> [The problem]
A complete response lists each line of the data below that includes the word "nseg".
BEGIN
### canonswap_amd/csrc/vol32.hip

```cpp
#include "conv_epilogue.h"

namespace {

constexpr int V_TW = 8;
constexpr int V_NC = V_TW + 2;
constexpr int V_CS = 17 * 16;
constexpr int V_RS = V_NC * V_CS;
constexpr int V_WLO = 27 * 2 * 1024;
constexpr int V_SROWS = 8;
enum { V_EPI_F16 = 0,
       V_EPI_RES = 1,
       V_EPI_STAT = 2 };

template <bool SPLIT, int EPI = 0> struct VRing {
    static constexpr int K = SPLIT ? 2 : 4;
    static constexpr int RING = K + 2;
    static constexpr int QS = ((RING * V_RS + 16 + 255) / 256) * 256;
    static constexpr int IMG = 4 * QS;
    static constexpr int NIMG = SPLIT ? 2 : 1;
    static constexpr int AUX = NIMG * IMG;
    static constexpr int RROWS = K + 1;
    static constexpr int RSLOT = 4 * 4096;
    static constexpr int lds(int epi) { return AUX + (SPLIT ? V_WLO : 0) + (epi == 1 ? RROWS * RSLOT : 0); }
};

struct Vol32Params {
    const half_t* in; const half_t* zero;
    int in_sN, in_sH, in_sW;
    int N, H, W;
    const half_t* wgt;
    const float* bias;
    float sl0, sl1;
    const float* res; int res_sN, res_sH, res_sW;
    void* out0; int o0_sN, o0_sH, o0_sW;
    half_t* out1; int o1_sN, o1_sH, o1_sW;
    const float* s2; const float* t2;
    float* stat_out; int stat_nblk;
    int srows;
    const float* xf_y; int xy_sN, xy_sH, xy_sW;
    const float* xf_res; int xr_sN, xr_sH, xr_sW;
    float* xf_out; int xo_sN, xo_sH, xo_sW;
    const float* xf_stats; const float* xf_gamma; const float* xf_beta; float xf_slope;
    int nstrips, nseg, seg_rows, items;
#ifdef V32_TL
    unsigned long long* tl; long tl_cap;
#endif
};

typedef unsigned int u4v __attribute__((ext_vector_type(4)));

#ifdef V32_TL
#define TLS(i) do { __builtin_amdgcn_sched_barrier(0); const unsigned long long t_ = __builtin_amdgcn_s_memtime(); tl_acc[i] += t_ - tl_last; tl_last = t_; \
                    __builtin_amdgcn_sched_barrier(0); } while (0)
#else
#define TLS(i) do { } while (0)
#endif

template <int N> __device__ __forceinline__ void wait_vm() { asm volatile("s_waitcnt vmcnt(%0)" ::"n"(N) : "memory"); }

template <int EPI, bool SPLIT, int XF>
__global__ void __launch_bounds__(256, 1) vol32_kernel(const Vol32Params p)
{
    static_assert(XF == 0 || (SPLIT && EPI == V_EPI_STAT), "transform staging exists for the split-precision statistics kernel");
    extern __shared__ __attribute__((aligned(16))) unsigned char smem[];
    using R = VRing<SPLIT, EPI>;
    constexpr int K = R::K, RING = R::RING, QS = R::QS, IMG = R::IMG, NIMG = R::NIMG;
    constexpr int VOX = SPLIT ? 64 : 32;
    static_assert(!(SPLIT && EPI == V_EPI_RES), "the residual ring and the W_lo fragments share the LDS region after the images");
    constexpr int ND = XF ? 0 : 3 * NIMG + (EPI == V_EPI_RES ? 4 : 0), NR = 0, NS = EPI == V_EPI_F16 ? 2 : (EPI == V_EPI_RES ? 6 : 4);
    constexpr int NW0 = NR + (K - 2) * (ND + NR + NS), NW = NW0 + NS;
    static_assert(NW <= 63, "vmcnt is a 6-bit counter");
    const int tid = threadIdx.x, lane = tid & 63;
    const int wave = __builtin_amdgcn_readfirstlane(tid >> 6);
    const int l15 = lane & 15, l4 = lane >> 4;
#ifdef V32_TL
    unsigned long long tl_acc[10] = {0, 0, 0, 0, 0, 0, 0, 0, 0, 0}, tl_last = __builtin_amdgcn_s_memtime();
#endif

    for (int i = tid * 16; i < NIMG * IMG; i += 256 * 16) *(u4v*)(smem + i) = (u4v){0u, 0u, 0u, 0u};
    h8_t wr[27][2];
    {
        const half_t* wl = p.wgt + ep_lane_row(1, l15) * 32 + l4 * 8;
#pragma unroll
        for (int t = 0; t < 27; ++t) {
            wr[t][0] = *(const h8_t*)(wl + t * 1024 + ep_frag_row(1, 0) * 32);
            wr[t][1] = *(const h8_t*)(wl + t * 1024 + ep_frag_row(1, 1) * 32);
        }
        if constexpr (SPLIT) {
            for (int f = wave; f < 54; f += 4) {
                const h8_t v = *(const h8_t*)(wl + (27 + (f >> 1)) * 1024 + ep_frag_row(1, f & 1) * 32);
                *(h8_t*)(smem + R::AUX + f * 1024 + lane * 16) = v;
            }
        }
    }
    float bias_v[8], s2_v[8], t2_v[8];
#pragma unroll
    for (int r = 0; r < 8; ++r) {
        bias_v[r] = p.bias ? p.bias[l4 * 8 + r] : 0.f;
        s2_v[r] = p.s2 ? p.s2[l4 * 8 + r] : 1.f;
        t2_v[r] = p.s2 ? p.t2[l4 * 8 + r] : 0.f;
    }
    __syncthreads();

    int s_off[3]; bool s_on[3];
#pragma unroll
    for (int j = 0; j < 3; ++j) {
        const int idx = j * 64 + lane, col = idx / 17, ds = idx % 17;
        s_on[j] = idx < V_NC * 17 && ds != 0;
        s_off[j] = col * p.in_sW + (ds - 1) * VOX + wave * 8;
    }
    const int lanebase = l4 * QS + l15 * 16 + (2 * wave) * V_CS;
    const unsigned lane_el = (unsigned)(l15 * 32 + l4 * 8);
    const unsigned char* wlo = smem + R::AUX + lane * 16;

    const int G = (int)gridDim.x;
    int u = (int)blockIdx.x;
    if ((G & 7) == 0) u = (u & 7) * (G >> 3) + (u >> 3);

    for (int item = u; item < p.items; item += G) {
        int t = item;
        const int strip = t % p.nstrips; t /= p.nstrips;
        const int seg = t % p.nseg;
        const int n = t / p.nseg;
        const int w0 = strip * V_TW;
        const int h0 = seg * p.seg_rows, h1 = (h0 + p.seg_rows < p.H) ? h0 + p.seg_rows : p.H;
        bool c_ok[3];
#pragma unroll
        for (int j = 0; j < 3; ++j) {
            const int col = (j * 64 + lane) / 17;
            c_ok[j] = s_on[j] && (unsigned)(w0 - 1 + col) < (unsigned)p.W;
        }
        const half_t* in_n = p.in + (long)n * p.in_sN + (long)(w0 - 1) * p.in_sW;
        const unsigned nb_o0 = (unsigned)(n * p.o0_sN + (w0 + 2 * wave) * p.o0_sW);
        const unsigned nb_o1 = (unsigned)(n * p.o1_sN + (w0 + 2 * wave) * p.o1_sW);
        const unsigned nb_rs = (unsigned)(n * p.res_sN + (w0 + 2 * wave) * p.res_sW);
        auto stage_piece = [&](int r, int slot, int rslot, int q) {
            if (q < 3 * NIMG) {
                const int im = q / 3, j = q % 3;
                const bool rok = (unsigned)r < (unsigned)p.H && r <= h1;
                const half_t* rp = in_n + (long)r * p.in_sH;
                unsigned char* dst = smem + wave * QS + slot * V_RS;
                if (s_on[j]) {
                    const half_t* src = (rok && c_ok[j]) ? rp + s_off[j] + im * 32 : p.zero;
                    __builtin_amdgcn_global_load_lds((const __attribute__((address_space(1))) void*)src,
                                                     (__attribute__((address_space(3))) void*)(dst + im * IMG + j * 1024), 16, 0, 0);
                }
            } else if constexpr (EPI == V_EPI_RES) {
                const int j = q - 3 * NIMG;
                const int rc = (unsigned)r < (unsigned)p.H ? r : 0;
                const float* rsrc = p.res + (nb_rs + (unsigned)(rc * p.res_sH) + lane_el);
                unsigned char* rdst = smem + R::AUX + rslot * R::RSLOT + wave * 4096;
                __builtin_amdgcn_global_load_lds((const __attribute__((address_space(1))) void*)(rsrc + (j >> 1) * p.res_sW + (j & 1) * 4),
                                                 (__attribute__((address_space(3))) void*)(rdst + j * 1024), 16, 0, 0);
            }
        };
        auto stage_row = [&](int r, int slot, int rslot) {
#pragma unroll
            for (int q = 0; q < ND; ++q) stage_piece(r, slot, rslot, q);
        };
        constexpr bool XRES = XF >= 2 && ((XF - 2) & 1) != 0, XWB = XF >= 2 && ((XF - 2) & 2) != 0;
        float4 xr[XF ? 3 : 1][2], xs[XRES ? 3 : 1][2];
        float xsc[XF >= 2 ? 8 : 1], xsh[XF >= 2 ? 8 : 1];
        const int xq = tid & 3;
        if constexpr (XF >= 2) {
#pragma unroll
            for (int r = 0; r < 8; ++r) {
                const int c = xq * 8 + r;
                const float mean = p.xf_stats[((long)n * 32 + c) * 2], rstd = p.xf_stats[((long)n * 32 + c) * 2 + 1];
                xsc[r] = gn_scale(rstd, p.xf_gamma[c]);
                xsh[r] = gn_shift(mean, xsc[r], p.xf_beta[c]);
            }
        }
        int xoff[XF ? 3 : 1]; bool xcok[XF ? 3 : 1];
        if constexpr (XF != 0) {
#pragma unroll
            for (int it = 0; it < 3; ++it) {
                int idx = it * 256 + tid;
                if (idx >= V_NC * 64) idx -= 128;
                const int col = idx >> 6, d = (idx >> 2) & 15;
                xoff[it] = n * p.xy_sN + (w0 - 1 + col) * p.xy_sW + d * 32 + xq * 8;
                xcok[it] = (unsigned)(w0 - 1 + col) < (unsigned)p.W;
            }
        }
        const unsigned xsafe = (unsigned)(n * p.xy_sN + w0 * p.xy_sW + h0 * p.xy_sH + ((tid >> 2) & 15) * 32 + xq * 8);
        auto xf_load_to = [&](int r, int it, float4 (&dr)[2], float4 (&ds)[2]) {
            if constexpr (XF != 0) {
                const bool okl = xcok[it] && (unsigned)r < (unsigned)p.H && r <= h1;
                const unsigned o = okl ? (unsigned)(xoff[it] + r * p.xy_sH) : xsafe;
                const float* y = p.xf_y + o;
                dr[0] = *(const float4*)y; dr[1] = *(const float4*)(y + 4);
                if constexpr (XRES) {
                    const float* x = p.xf_res + o;
                    ds[0] = *(const float4*)x; ds[1] = *(const float4*)(x + 4);
                }
            }
        };
        auto xf_load = [&](int r, int it) { xf_load_to(r, it, xr[it], xs[XRES ? it : 0]); };
        float xa[8];
        auto xf_write_from = [&](int r, int slot, int it, int part, const float4 (&xr)[2], const float4 (&xs)[2]) {
            if constexpr (XF != 0) {
                int idx = it * 256 + tid;
                if (idx >= V_NC * 64) idx -= 128;
                const bool ok = xcok[it] && (unsigned)r < (unsigned)p.H && r <= h1;
#pragma unroll
                for (int k = 0; k < 8; ++k) {
                    if (part >= 0 && (k >> 2) != part) continue;
                    const float v = ((const float*)&xr[k >> 2])[k & 3];
                    if constexpr (XRES) xa[k] = gn_lrelu(v, xsc[k], xsh[k], ((const float*)&xs[k >> 2])[k & 3], p.xf_slope);
                    else if constexpr (XF >= 2) xa[k] = gn_lrelu(v, xsc[k], xsh[k], 0.f, p.xf_slope);
                    else xa[k] = v;
                    if (!ok) xa[k] = 0.f;
                }
                if (part >= 0 && part != 2) return;
                h8_t hi, lo;
#pragma unroll
                for (int k = 0; k < 8; ++k) { hi[k] = (half_t)xa[k]; lo[k] = (half_t)(xa[k] - (float)hi[k]); }
                unsigned char* dst = smem + xq * QS + (idx >> 6) * V_CS + (((idx >> 2) & 15) + 1) * 16 + slot * V_RS;
                *(h8_t*)dst = hi; *(h8_t*)(dst + IMG) = lo;
                if constexpr (XWB) {
                    float* o = ok ? p.xf_out + (unsigned)(xoff[it] + r * p.xy_sH) : (float*)p.zero;
                    *(float4*)o = make_float4(xa[0], xa[1], xa[2], xa[3]); *(float4*)(o + 4) = make_float4(xa[4], xa[5], xa[6], xa[7]);
                }
            }
        };
        auto xf_write = [&](int r, int slot, int it, int part) { xf_write_from(r, slot, it, part, xr[it], xs[XRES ? it : 0]); };
        if constexpr (XF != 0) {
            float4 pr[3][3][2], ps[XRES ? 3 : 1][3][2];
#pragma unroll
            for (int i = 0; i < 3; ++i)
#pragma unroll
                for (int it = 0; it < 3; ++it) xf_load_to(h0 - 1 + i, it, pr[i][it], ps[XRES ? i : 0][it]);
#pragma unroll
            for (int i = 0; i < 3; ++i)
#pragma unroll
                for (int it = 0; it < 3; ++it) xf_write_from(h0 - 1 + i, i, it, -1, pr[i][it], ps[XRES ? i : 0][it]);
        } else {
#pragma unroll
            for (int i = 0; i <= K; ++i) stage_row(h0 - 1 + i, i, i == 0 ? K : i - 1);
        }
        TLS(0);
        __syncthreads();
        TLS(1);

        float ov[2][8]; h8_t ou[2];
        bool have = false;
        int hprev = 0;
        auto store_piece = [&](int k) {
            constexpr int PC = NS / 2;
            const int c = k / PC, w = k % PC;
            const unsigned o = nb_o0 + (unsigned)(hprev * p.o0_sH + c * p.o0_sW) + lane_el;
            if constexpr (EPI != V_EPI_F16) {
                if (w == 0) *(float4*)((float*)p.out0 + o) = make_float4(ov[c][0], ov[c][1], ov[c][2], ov[c][3]);
                if (w == 1) *(float4*)((float*)p.out0 + o + 4) = make_float4(ov[c][4], ov[c][5], ov[c][6], ov[c][7]);
                if constexpr (EPI == V_EPI_RES) {
                    if (w == 2) *(h8_t*)(p.out1 + (nb_o1 + (unsigned)(hprev * p.o1_sH + c * p.o1_sW) + lane_el)) = ou[c];
                }
            } else {
                h8_t x;
#pragma unroll
                for (int r = 0; r < 8; ++r) x[r] = ep_h(ov[c][r]);
                *(h8_t*)((half_t*)p.out0 + o) = x;
            }
        };
        auto flush = [&]() {
#pragma unroll
            for (int k = 0; k < NS; ++k) store_piece(k);
        };
        float st_s[8], st_q[8];
#pragma unroll
        for (int r = 0; r < 8; ++r) { st_s[r] = 0.f; st_q[r] = 0.f; }

        int s0 = 0, r0 = 0;
        for (int h = h0; h < h1; ++h) {
            int sk = s0 + K + 1; sk -= sk >= RING ? RING : 0;
            int rk = r0 + K; rk -= rk >= R::RROWS ? R::RROWS : 0;
            f4_t rr[2][2];
            if constexpr (EPI == V_EPI_RES) {
#pragma unroll
                for (int c = 0; c < 2; ++c)
#pragma unroll
                    for (int i = 0; i < 2; ++i) rr[c][i] = *(const f4_t*)(wlo + r0 * R::RSLOT + wave * 4096 + (c * 2 + i) * 1024);
            }
            int rb[3];
#pragma unroll
            for (int kh = 0; kh < 3; ++kh) { int sl = s0 + kh; sl -= sl >= RING ? RING : 0; rb[kh] = lanebase + sl * V_RS; }
            f4_t acc[2][2];
#pragma unroll
            for (int c = 0; c < 2; ++c)
#pragma unroll
                for (int ci = 0; ci < 2; ++ci) acc[c][ci] = (f4_t){0.f, 0.f, 0.f, 0.f};
            constexpr int NG = SPLIT ? 27 : 9;
            constexpr int XL0 = 4, XW0 = 17;
            h8_t fa[4], fb[4];
            h8_t wa[SPLIT ? 3 : 1][2], wb[SPLIT ? 3 : 1][2];
            auto rd = [&](h8_t (&f)[4], h8_t (&wl2)[SPLIT ? 3 : 1][2], int G2) {
                const int pass = G2 / 9, g = G2 % 9, kd = g / 3, kh = g % 3;
                const int img = (SPLIT && pass == 2) ? IMG : 0;
#pragma unroll
                for (int i = 0; i < 4; ++i) f[i] = *(const h8_t*)(smem + rb[kh] + img + i * V_CS + kd * 16);
                if constexpr (SPLIT) {
                    if (pass == 1) {
#pragma unroll
                        for (int kw = 0; kw < 3; ++kw)
#pragma unroll
                            for (int ci = 0; ci < 2; ++ci) wl2[kw][ci] = *(const h8_t*)(wlo + ((g * 3 + kw) * 2 + ci) * 1024);
                    }
                }
            };
            rd(fa, wa, 0);
#pragma unroll
            for (int G2 = 0; G2 < NG; ++G2) {
                h8_t (&cur)[4] = (G2 & 1) ? fb : fa;
                h8_t (&wcur)[SPLIT ? 3 : 1][2] = (G2 & 1) ? wb : wa;
                h8_t (&wnxt)[SPLIT ? 3 : 1][2] = (G2 & 1) ? wa : wb;
                if constexpr (XF != 0) { if (G2 >= XW0 && G2 < XW0 + 9) xf_write(h + 2, sk, (G2 - XW0) / 3, (G2 - XW0) % 3); }
                if (G2 + 1 < NG) {
                    h8_t (&nxt)[4] = (G2 & 1) ? fa : fb;
                    rd(nxt, wnxt, G2 + 1);
                }
                const int pass = G2 / 9, g = G2 % 9;
#pragma unroll
                for (int kw = 0; kw < 3; ++kw)
#pragma unroll
                    for (int c = 0; c < 2; ++c)
#pragma unroll
                        for (int ci = 0; ci < 2; ++ci) {
                            const h8_t a = (SPLIT && pass == 1) ? wcur[SPLIT ? kw : 0][ci] : wr[g * 3 + kw][ci];
                            acc[c][ci] = __builtin_amdgcn_mfma_f32_16x16x32_f16(a, cur[kw + c], acc[c][ci], 0, 0, 0);
                        }
                if (G2 + 1 < NG) {
                    const int nrd = 4 + ((SPLIT && (G2 + 1) / 9 == 1) ? 6 : 0);
                    const bool conv_here = XF != 0 && G2 >= XW0 && G2 < XW0 + 9;
#pragma unroll
                    for (int i = 0; i < 11; ++i) {
                        __builtin_amdgcn_sched_group_barrier(0x008, 1, 0);
                        if (i < nrd) __builtin_amdgcn_sched_group_barrier(0x100, 1, 0);
                        if (conv_here) __builtin_amdgcn_sched_group_barrier(0x002, 4, 0);
                    }
                }
                __builtin_amdgcn_sched_barrier(0);
                if constexpr (XF == 0) {
                    constexpr int NM = ND + NS;
#pragma unroll
                    for (int m = G2 * NM / NG; m < (G2 + 1) * NM / NG; ++m) {
                        asm volatile("" ::: "memory");
                        if (m < ND) stage_piece(h + K, sk, rk, m);
                        else if (have) store_piece(m - ND);
                        asm volatile("" ::: "memory");
                    }
                    __builtin_amdgcn_sched_barrier(0);
                } else {
                    if (G2 < NS && have) store_piece(G2);
                    if (G2 >= XL0 && G2 < XL0 + 6 && ((G2 - XL0) & 1) == 0) xf_load(h + 2, (G2 - XL0) >> 1);
                    __builtin_amdgcn_sched_barrier(0);
                }
            }
            TLS(4);
#pragma unroll
            for (int c = 0; c < 2; ++c) {
#pragma unroll
                for (int r = 0; r < 8; ++r) {
                    float v = acc[c][r >> 2][r & 3] + bias_v[r];
                    v = lin_act(v, p.sl0);
                    if constexpr (EPI == V_EPI_RES) v += rr[c][r >> 2][r & 3];
                    ov[c][r] = v;
                    if constexpr (EPI == V_EPI_STAT) { st_s[r] += v; st_q[r] = fmaf(v, v, st_q[r]); }
                    if constexpr (EPI == V_EPI_RES) {
                        const float a = v * s2_v[r] + t2_v[r];
                        ou[c][r] = ep_h(lin_act(a, p.sl1));
                    }
                }
            }
            if constexpr (EPI == V_EPI_STAT) {
                if (((h + 1) % p.srows) == 0 || h + 1 == h1) {
                    const int blk = (h / p.srows) * (p.W / 2) + (w0 / 2 + wave);
                    float pa[8], pb[8];
#pragma unroll
                    for (int r = 0; r < 8; ++r) {
                        float a = st_s[r], b = st_q[r];
                        st_s[r] = 0.f; st_q[r] = 0.f;
#pragma unroll
                        for (int o = 1; o < 16; o <<= 1) { a += __shfl_xor(a, o, 64); b += __shfl_xor(b, o, 64); }
                        pa[r] = a; pb[r] = b;
                    }
                    if (l15 == 0) {
                        float4* dst = (float4*)(p.stat_out + (((long)n * p.stat_nblk + blk) * 32 + l4 * 8) * 2);
#pragma unroll
                        for (int r = 0; r < 4; ++r) dst[r] = make_float4(pa[2 * r], pb[2 * r], pa[2 * r + 1], pb[2 * r + 1]);
                    }
                }
            }
            have = true; hprev = h;
            s0 = s0 + 1 == RING ? 0 : s0 + 1;
            r0 = r0 + 1 == R::RROWS ? 0 : r0 + 1;
            TLS(5);
            if constexpr (XF != 0) asm volatile("s_waitcnt lgkmcnt(0)" ::: "memory");
            else if (h > h0 + K - 2) wait_vm<NW>();
            else wait_vm<NW0>();
            TLS(6);
            __builtin_amdgcn_s_barrier();
            asm volatile("" ::: "memory");
            TLS(7);
#ifdef V32_TL
            tl_acc[9] += 1;
#endif
        }
        if (have) flush();
        __syncthreads();
        TLS(8);
    }
#ifdef V32_TL
    if (p.tl && lane == 0) {
        const long wi = (long)blockIdx.x * 4 + wave;
        if (wi < p.tl_cap) {
            unsigned hwid;
            asm volatile("s_getreg_b32 %0, hwreg(HW_REG_HW_ID)" : "=s"(hwid));
            unsigned long long* o = p.tl + wi * 12;
#pragma unroll
            for (int i = 0; i < 10; ++i) o[i] = tl_acc[i];
            o[10] = hwid; o[11] = __builtin_amdgcn_s_memrealtime();
        }
    }
#endif
}
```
END
> [Answer area]
    int nstrips, nseg, seg_rows, items;
        const int seg = t % p.nseg;
        const int n = t / p.nseg;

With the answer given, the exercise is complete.